• [To do] Each line from the start of the records through the line containing "constexpr int TPR = rt_tpr(NCH);" is to be transcribed exactly, and no other line is to be included.

(Extracted records)

● ● ● ●

template <int NCH, int NS>
static cudaError_t rt_launch_t(b2s_plan_s* p, const void* rows, int64_t stride, int64_t n_rows, void* out, int32_t* status,
                               int vec_ok, cudaStream_t st, bool query, int* occ, const B2SGather* gather, const LaunchCtx* lc) {
  using P = RTParams<NCH, NS>;
  constexpr int TPR = rt_tpr(NCH);
  constexpr int LMT = NCH >= 8 ? 2 : 1;
  static std::atomic<bool> attr_set{false};
  if (!attr_set) {
    const int cap = (int)G.prop.sharedMemPerBlockOptin;
    cudaError_t e = cudaFuncSetAttribute(rowthread_kernel<NCH, NS, TPR, 0>, cudaFuncAttributeMaxDynamicSharedMemorySize, cap);
    if (e == cudaSuccess) e = cudaFuncSetAttribute(rowthread_kernel<NCH, NS, TPR, 1>, cudaFuncAttributeMaxDynamicSharedMemorySize, cap);
    if (e == cudaSuccess && NCH >= 8)
      e = cudaFuncSetAttribute(rowthread_kernel<NCH, NS, TPR, LMT>, cudaFuncAttributeMaxDynamicSharedMemorySize, cap);
    if (e != cudaSuccess) return e;
    attr_set = true;
  }
  const bool tmap_ok = NCH >= 8 && p->n_in == NCH * 4 && tensor_map_encoder() != nullptr;
  if (query) {
    if (tmap_ok)
      return cudaOccupancyMaxActiveBlocksPerMultiprocessor(occ, rowthread_kernel<NCH, NS, TPR, LMT>, kRTTileRows * TPR, p->rt_smem);
    return cudaOccupancyMaxActiveBlocksPerMultiprocessor(occ, rowthread_kernel<NCH, NS, TPR, 0>, kRTTileRows * TPR, p->rt_smem);
  }
  P r = *reinterpret_cast<const P*>(p->rt_blob.data());
  r.rows = (const char*)rows;
  r.row_stride = stride;
  r.n_rows = n_rows;
// ... 924 lines not shown
    {
      const char* denv = getenv("B2S_DENSE");
      int n_cat_cols = 0;
      for (int c = 0; c < n_in; ++c) n_cat_cols += (cat_off[c + 1] > cat_off[c]) ? 1 : 0;
      bool all_copied = true;
      for (int c = 0; c < n_in; ++c) all_copied = all_copied && (flags[c] & COL_COPIED);
      if ((!denv || atoi(denv) != 0) && p->mode == MODE_LINEAR && total_scores > 8 && total_scores <= 32 && identity_schema &&
          !any_map && n_cat_cols == 0 && all_copied && (n_in % 32) == 0 && n_in <= kDenseMaxIn) {
        dense_pad = total_scores <= 16 ? 16 : 32;
        dense_wh.assign((size_t)dense_pad * n_in, 0.0f);
        dense_wm.assign((size_t)dense_pad * n_in, 0.0f);
        dense_wl.assign((size_t)dense_pad * n_in, 0.0f);
        auto tf32 = [](double x) {
          float f = (float)x;
          if (!std::isfinite(f)) return f;
          uint32_t b;
          memcpy(&b, &f, 4);
          b &= 0xffffe000u;
          memcpy(&f, &b, 4);
          return f;
        };
        for (int kk = 0; kk < total_scores; ++kk)
          for (int c = 0; c < n_in; ++c) {
            const double w = wnum[(size_t)c * NS + kk];
            const float hi = tf32(w);
            const double r1 = w - (double)hi;
            const float mid = tf32(r1);
            dense_wh[(size_t)kk * n_in + c] = hi;
            dense_wm[(size_t)kk * n_in + c] = mid;
            dense_wl[(size_t)kk * n_in + c] = tf32(r1 - (double)mid);
          }
      }
    }
    BlobBuilder bb;
    const size_t o_dwh = bb.add(dense_wh), o_dwm = bb.add(dense_wm), o_dwl = bb.add(dense_wl);
    const size_t o_fill = bb.add(p->fill), o_flags = bb.add(flags), o_mapoff = bb.add(map_off), o_maps = bb.add(maps),
                 o_osrc = bb.add(p->out_src), o_okind = bb.add(p->out_kind), o_oarg = bb.add(p->out_arg),
                 o_catoff = bb.add(cat_off), o_catval = bb.add(cat_val), o_wnum = bb.add(wnum), o_wcat = bb.add(wcat),
                 o_bias = bb.add(bias), o_models = bb.add(descs), o_classes = bb.add(classes),
                 o_votew = bb.add(p->vote_w), o_wgen = bb.add(wgen), o_nodes = bb.add(nodes), o_leaf = bb.add(leaf),
                 o_troot = bb.add(tree_root), o_tslot = bb.add(tree_slot), o_tscale = bb.add(tree_scale),
                 o_chunk = bb.add(chunk_kind);
    B2S_CUDA_TRY(cudaSetDevice(G.device));
    if (int rc = allocate(p->d_blob, bb.data.size())) return rc;
    B2S_CUDA_TRY(cudaMemcpy(p->d_blob.get(), bb.data.data(), bb.data.size(), cudaMemcpyHostToDevice));
    p->blob_bytes = bb.data.size();
    char* B = p->d_blob.get();

    KParams& k = p->kp;
    memset(&k, 0, sizeof(k));
    k.n_in = n_in;
    k.n_out = n_out;
    k.out_cols = p->out_cols;
    k.n_models = M;
    k.n_scores = total_scores;
    k.vote_kind = p->vote_kind;
    k.out_is_int = p->out_is_int;
    k.need_expand = need_expand ? 1 : 0;
    k.models_pow2 = pow2_at_least(std::max(M, 1));
    k.n_cat = (int)cat_val.size();
    k.n_maps = (int)maps.size();
    k.fill = (const float*)(B + o_fill);
    k.col_flags = (const uint32_t*)(B + o_flags);
    k.map_off = (const int32_t*)(B + o_mapoff);
    k.maps = (const MapEntry*)(B + o_maps);
    k.out_src = (const int32_t*)(B + o_osrc);
    k.out_kind = (const int32_t*)(B + o_okind);
    k.out_arg = (const float*)(B + o_oarg);
    k.cat_off = (const int32_t*)(B + o_catoff);
    k.cat_val = (const float*)(B + o_catval);
    k.wnum = (const double*)(B + o_wnum);
    k.wcat = (const double*)(B + o_wcat);
    k.bias = (const double*)(B + o_bias);
    k.models = (const ModelDesc*)(B + o_models);
    k.classes = (const int32_t*)(B + o_classes);
    k.vote_w = (const double*)(B + o_votew);
    k.wgen = (const double*)(B + o_wgen);
    k.nodes = (const TreeNode*)(B + o_nodes);
    k.leaf = (const double*)(B + o_leaf);
    k.tree_root = (const int32_t*)(B + o_troot);
    k.tree_slot = (const int32_t*)(B + o_tslot);
    k.tree_scale = (const double*)(B + o_tscale);
    k.chunk_kind = (const uint8_t*)(B + o_chunk);
    if (dense_pad > 0 && tensor_map_encoder() != nullptr) {
      DenseParams& d = p->dense;
      memset(&d, 0, sizeof(d));
      d.wh = (const float*)(B + o_dwh);
      d.wm = (const float*)(B + o_dwm);
      d.wl = (const float*)(B + o_dwl);
      d.fill = k.fill;
      d.bias = k.bias;
      d.n_in = n_in;
      d.n_scores = total_scores;
      d.n_pad = dense_pad;
      d.exact = (getenv("B2S_DENSE_EXACT") && atoi(getenv("B2S_DENSE_EXACT")) != 0) ? 1 : 0;
      d.any_fill = any_fill ? 1 : 0;
      for (int kk = 0; kk < 32; ++kk) {
        d.biasf[kk] = kk < total_scores ? (float)bias[kk] : 0.0f;
        d.votewf[kk] = 0.0f;
        d.labels[kk] = kk;
      }
      {
        bool simple = true;
        for (auto& m : p->models) simple = simple && m.link == B2S_LINK_IDENTITY && m.n_scores == 1;
        d.epi = DENSE_EPI_GENERIC;
        if (simple && p->vote_kind == B2S_VOTE_NONE) d.epi = DENSE_EPI_SCORES;
        if (simple && p->vote_kind == B2S_VOTE_MEAN) {
          d.epi = DENSE_EPI_MEAN;
          for (int mi = 0; mi < M; ++mi) d.votewf[mi] = (float)p->vote_w[mi];
        }
        if (M == 1 && p->models[0].link == B2S_LINK_ARGMAX && p->vote_kind == B2S_VOTE_NONE) {
          d.epi = DENSE_EPI_ARGMAX;
          const auto& cls = p->models[0].classes;
          for (int kk = 0; kk < total_scores && kk < 32; ++kk) d.labels[kk] = cls.empty() ? kk : cls[kk];
        }
      }
      p->dense_smem = dense_smem_bytes(n_in, dense_pad);
      if (p->dense_smem <= (int)G.prop.sharedMemPerBlockOptin) {
        p->dense_grid = G.prop.multiProcessorCount;
        p->dense_ok = true;
      }
    }

    const int n_in4 = (int)align_up(n_in, 4);
    int pitch = n_in4 + 4;
    if (((pitch / 4) & 1) == 0) pitch += 4;
    int exp_pitch = n_out | 1;
    const int smem_cap = (int)G.prop.sharedMemPerBlockOptin;
    const int sms = G.prop.multiProcessorCount;
    int block, tile_rows, stages, blocks_per_sm;
    int tpr = 1;
    if (p->mode == MODE_LINEAR) {
      tpr = NS <= 8 ? 4 : (NS == 16 ? 2 : 1);
      const int nch = (n_in + 3) / 4;
      while (tpr > 1 && nch < tpr * 2) tpr /= 2;
      tile_rows = 128;
      block = tile_rows * tpr;
// ... 46 lines not shown
      total = carve(tile_rows, stages);
    }
    if (total > smem_cap) {
      if (p->mode == MODE_LINEAR) {
        while (total > smem_cap && tile_rows > 8) {
          tile_rows /= 2;
          total = carve(tile_rows, stages);
        }
      }
      if (total > smem_cap) return fail(B2S_ERR_UNSUPPORTED, "plan needs %d B shared memory > %d B", total, smem_cap);
    }
    if (p->mode == MODE_TREES) block = std::max(32, tile_rows * k.models_pow2);
    if (p->mode == MODE_LINEAR) block = tile_rows * tpr;
    k.tpr = tpr;
    k.sm_total = total;
    k.tile_rows = tile_rows;
    k.pitch = pitch;
    k.exp_pitch = exp_pitch;
    k.stages = stages;
    p->NS = NS;
    p->block = block;
    int occ = std::max(1, std::min(blocks_per_sm, smem_cap / std::max(total, 1)));
    p->grid = sms * occ;

    {
      int n_cat_cols = 0;
      for (int c = 0; c < n_in; ++c) n_cat_cols += (cat_off[c + 1] > cat_off[c]) ? 1 : 0;
      if (p->mode == MODE_LINEAR && !any_map && n_in <= 128 && NS <= 8 && n_cat_cols <= kRTMaxCatCols &&
          (int)cat_val.size() <= kRTMaxCats) {
        const int nch = (n_in + 3) / 4;
        p->rt_NCH = nch <= 4 ? 4 : (nch <= 8 ? 8 : (nch <= 16 ? 16 : 32));
        p->rt_NS = NS;
        p->rt_cat_cols = n_cat_cols;
        bool simple = true;
        for (auto& m : p->models) simple = simple && m.link == B2S_LINK_IDENTITY && m.n_scores == 1;
        RTTables t{n_in, p->out_cols, M, p->vote_kind, p->out_is_int, (simple && p->vote_kind != B2S_VOTE_MAJORITY) ? 1 : 0, NS,
                   &p->fill, &flags, &wnum, &bias, &p->vote_w, &cat_off, &cat_val, k.wcat, k.vote_w, k.models, k.classes};
        rt_build_any(p, t);
        int rpitch = p->rt_NCH * 4 + 4;
        if (((rpitch / 4) & 1) == 0) rpitch += 4;
        p->rt_pitch = rpitch;
        {
          const size_t fixed = 1024 + 64 + align_up((size_t)(cat_val.size() + 1) * NS * 8, 16);
          const size_t part = (size_t)(rt_tpr(p->rt_NCH) - 1) * 128 * NS * 8;
          const size_t padded = fixed + part + (size_t)kRTStages * kRTTileRows * rpitch * 4;
          const size_t swizzled = fixed + 2 * part + (size_t)kRTStages * kRTTileRows * p->rt_NCH * 16;
          p->rt_smem = (int)std::max(padded, swizzled);
        }
        int occ = 0;
        if (p->rt_smem <= smem_cap && rt_launch(p, nullptr, 0, 0, nullptr, nullptr, 0, nullptr, true, &occ) == cudaSuccess && occ >= 1) {
          p->rt_ok = true;
          p->rt_grid = sms * occ;
        } else {
          cudaGetLastError();
        }
      }
    }
    if (p->mode == MODE_TREES && identity_schema && !any_map) {
      if (int rc = t3_build(p, k, any_fill)) return rc;
    }
    if (int rc = p->ev.create(2)) return rc;
    p->finalized = true;
    return B2S_OK;
  } catch (const std::exception& e) {
    return fail(B2S_ERR_INVALID, "%s: %s", __func__, e.what());
  }
}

● ● ● ●

• [Response to this task]
template <int NCH, int NS>
static cudaError_t rt_launch_t(b2s_plan_s* p, const void* rows, int64_t stride, int64_t n_rows, void* out, int32_t* status,
                               int vec_ok, cudaStream_t st, bool query, int* occ, const B2SGather* gather, const LaunchCtx* lc) {
  using P = RTParams<NCH, NS>;
  constexpr int TPR = rt_tpr(NCH);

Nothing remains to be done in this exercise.